The listing should be printed again without a single change.

-- Working data follows --

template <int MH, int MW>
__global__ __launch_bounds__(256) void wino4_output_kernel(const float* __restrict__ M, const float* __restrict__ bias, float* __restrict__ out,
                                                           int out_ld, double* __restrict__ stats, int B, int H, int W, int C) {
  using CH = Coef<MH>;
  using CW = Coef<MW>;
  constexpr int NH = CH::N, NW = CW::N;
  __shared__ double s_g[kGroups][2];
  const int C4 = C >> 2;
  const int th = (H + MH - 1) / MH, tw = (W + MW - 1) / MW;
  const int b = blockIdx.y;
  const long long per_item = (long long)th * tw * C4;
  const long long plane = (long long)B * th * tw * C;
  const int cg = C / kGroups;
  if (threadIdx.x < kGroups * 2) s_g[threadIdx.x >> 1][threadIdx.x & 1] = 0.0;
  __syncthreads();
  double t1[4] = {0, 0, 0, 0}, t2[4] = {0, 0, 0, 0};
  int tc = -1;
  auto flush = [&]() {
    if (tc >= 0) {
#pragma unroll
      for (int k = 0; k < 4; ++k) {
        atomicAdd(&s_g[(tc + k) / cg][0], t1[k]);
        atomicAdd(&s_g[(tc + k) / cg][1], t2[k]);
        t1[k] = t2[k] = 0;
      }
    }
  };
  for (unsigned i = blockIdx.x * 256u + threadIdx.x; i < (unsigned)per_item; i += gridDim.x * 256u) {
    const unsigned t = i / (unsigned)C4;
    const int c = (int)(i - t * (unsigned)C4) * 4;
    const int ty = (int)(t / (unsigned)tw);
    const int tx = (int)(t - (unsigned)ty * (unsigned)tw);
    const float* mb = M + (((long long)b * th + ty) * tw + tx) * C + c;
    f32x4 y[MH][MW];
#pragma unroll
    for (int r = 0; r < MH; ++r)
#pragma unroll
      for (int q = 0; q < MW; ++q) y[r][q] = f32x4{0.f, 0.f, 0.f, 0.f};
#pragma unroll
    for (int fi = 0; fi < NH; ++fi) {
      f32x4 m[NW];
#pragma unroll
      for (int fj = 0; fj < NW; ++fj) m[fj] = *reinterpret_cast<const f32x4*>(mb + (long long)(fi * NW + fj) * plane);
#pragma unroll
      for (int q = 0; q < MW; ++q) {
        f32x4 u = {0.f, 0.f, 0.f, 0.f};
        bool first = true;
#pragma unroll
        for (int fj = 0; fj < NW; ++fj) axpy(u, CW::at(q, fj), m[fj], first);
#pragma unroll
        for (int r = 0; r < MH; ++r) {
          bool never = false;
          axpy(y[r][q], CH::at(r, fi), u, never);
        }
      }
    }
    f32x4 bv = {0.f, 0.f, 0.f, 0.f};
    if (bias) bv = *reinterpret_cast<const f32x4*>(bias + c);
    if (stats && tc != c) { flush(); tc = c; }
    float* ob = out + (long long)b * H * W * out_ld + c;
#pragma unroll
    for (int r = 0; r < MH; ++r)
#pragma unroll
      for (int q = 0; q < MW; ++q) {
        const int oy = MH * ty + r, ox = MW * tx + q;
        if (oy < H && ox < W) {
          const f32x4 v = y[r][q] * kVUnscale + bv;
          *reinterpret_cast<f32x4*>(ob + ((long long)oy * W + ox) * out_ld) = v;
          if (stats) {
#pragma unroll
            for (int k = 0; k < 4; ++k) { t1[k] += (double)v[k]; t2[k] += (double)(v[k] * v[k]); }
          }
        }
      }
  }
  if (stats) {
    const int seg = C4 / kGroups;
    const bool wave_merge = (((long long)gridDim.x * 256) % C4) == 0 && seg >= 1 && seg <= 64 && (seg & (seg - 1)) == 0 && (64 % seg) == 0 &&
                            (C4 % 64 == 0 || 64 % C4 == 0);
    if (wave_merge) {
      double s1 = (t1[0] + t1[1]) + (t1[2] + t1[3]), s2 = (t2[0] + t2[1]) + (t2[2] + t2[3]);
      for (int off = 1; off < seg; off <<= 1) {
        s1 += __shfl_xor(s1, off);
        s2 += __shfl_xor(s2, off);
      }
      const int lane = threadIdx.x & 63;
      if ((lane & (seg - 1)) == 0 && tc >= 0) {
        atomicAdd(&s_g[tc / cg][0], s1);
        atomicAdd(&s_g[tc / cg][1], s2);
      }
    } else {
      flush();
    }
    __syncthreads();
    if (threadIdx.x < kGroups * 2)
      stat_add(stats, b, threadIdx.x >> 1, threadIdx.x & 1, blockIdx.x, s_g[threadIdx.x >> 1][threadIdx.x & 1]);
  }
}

-- Working data concluded --

### Answer for this exercise
template <int MH, int MW>
__global__ __launch_bounds__(256) void wino4_output_kernel(const float* __restrict__ M, const float* __restrict__ bias, float* __restrict__ out,
                                                           int out_ld, double* __restrict__ stats, int B, int H, int W, int C) {
  using CH = Coef<MH>;
  using CW = Coef<MW>;
  constexpr int NH = CH::N, NW = CW::N;
  __shared__ double s_g[kGroups][2];
  const int C4 = C >> 2;
  const int th = (H + MH - 1) / MH, tw = (W + MW - 1) / MW;
  const int b = blockIdx.y;
  const long long per_item = (long long)th * tw * C4;
  const long long plane = (long long)B * th * tw * C;
  const int cg = C / kGroups;
  if (threadIdx.x < kGroups * 2) s_g[threadIdx.x >> 1][threadIdx.x & 1] = 0.0;
  __syncthreads();
  double t1[4] = {0, 0, 0, 0}, t2[4] = {0, 0, 0, 0};
  int tc = -1;
  auto flush = [&]() {
    if (tc >= 0) {
#pragma unroll
      for (int k = 0; k < 4; ++k) {
        atomicAdd(&s_g[(tc + k) / cg][0], t1[k]);
        atomicAdd(&s_g[(tc + k) / cg][1], t2[k]);
        t1[k] = t2[k] = 0;
      }
    }
  };
  for (unsigned i = blockIdx.x * 256u + threadIdx.x; i < (unsigned)per_item; i += gridDim.x * 256u) {
    const unsigned t = i / (unsigned)C4;
    const int c = (int)(i - t * (unsigned)C4) * 4;
    const int ty = (int)(t / (unsigned)tw);
    const int tx = (int)(t - (unsigned)ty * (unsigned)tw);
    const float* mb = M + (((long long)b * th + ty) * tw + tx) * C + c;
    f32x4 y[MH][MW];
#pragma unroll
    for (int r = 0; r < MH; ++r)
#pragma unroll
      for (int q = 0; q < MW; ++q) y[r][q] = f32x4{0.f, 0.f, 0.f, 0.f};
#pragma unroll
    for (int fi = 0; fi < NH; ++fi) {
      f32x4 m[NW];
#pragma unroll
      for (int fj = 0; fj < NW; ++fj) m[fj] = *reinterpret_cast<const f32x4*>(mb + (long long)(fi * NW + fj) * plane);
#pragma unroll
      for (int q = 0; q < MW; ++q) {
        f32x4 u = {0.f, 0.f, 0.f, 0.f};
        bool first = true;
#pragma unroll
        for (int fj = 0; fj < NW; ++fj) axpy(u, CW::at(q, fj), m[fj], first);
#pragma unroll
        for (int r = 0; r < MH; ++r) {
          bool never = false;
          axpy(y[r][q], CH::at(r, fi), u, never);
        }
      }
    }
    f32x4 bv = {0.f, 0.f, 0.f, 0.f};
    if (bias) bv = *reinterpret_cast<const f32x4*>(bias + c);
    if (stats && tc != c) { flush(); tc = c; }
    float* ob = out + (long long)b * H * W * out_ld + c;
#pragma unroll
    for (int r = 0; r < MH; ++r)
#pragma unroll
      for (int q = 0; q < MW; ++q) {
        const int oy = MH * ty + r, ox = MW * tx + q;
        if (oy < H && ox < W) {
          const f32x4 v = y[r][q] * kVUnscale + bv;
          *reinterpret_cast<f32x4*>(ob + ((long long)oy * W + ox) * out_ld) = v;
          if (stats) {
#pragma unroll
            for (int k = 0; k < 4; ++k) { t1[k] += (double)v[k]; t2[k] += (double)(v[k] * v[k]); }
          }
        }
      }
  }
  if (stats) {
    const int seg = C4 / kGroups;
    const bool wave_merge = (((long long)gridDim.x * 256) % C4) == 0 && seg >= 1 && seg <= 64 && (seg & (seg - 1)) == 0 && (64 % seg) == 0 &&
                            (C4 % 64 == 0 || 64 % C4 == 0);
    if (wave_merge) {
      double s1 = (t1[0] + t1[1]) + (t1[2] + t1[3]), s2 = (t2[0] + t2[1]) + (t2[2] + t2[3]);
      for (int off = 1; off < seg; off <<= 1) {
        s1 += __shfl_xor(s1, off);
        s2 += __shfl_xor(s2, off);
      }
      const int lane = threadIdx.x & 63;
      if ((lane & (seg - 1)) == 0 && tc >= 0) {
        atomicAdd(&s_g[tc / cg][0], s1);
        atomicAdd(&s_g[tc / cg][1], s2);
      }
    } else {
      flush();
    }
    __syncthreads();
    if (threadIdx.x < kGroups * 2)
      stat_add(stats, b, threadIdx.x >> 1, threadIdx.x & 1, blockIdx.x, s_g[threadIdx.x >> 1][threadIdx.x & 1]);
  }
}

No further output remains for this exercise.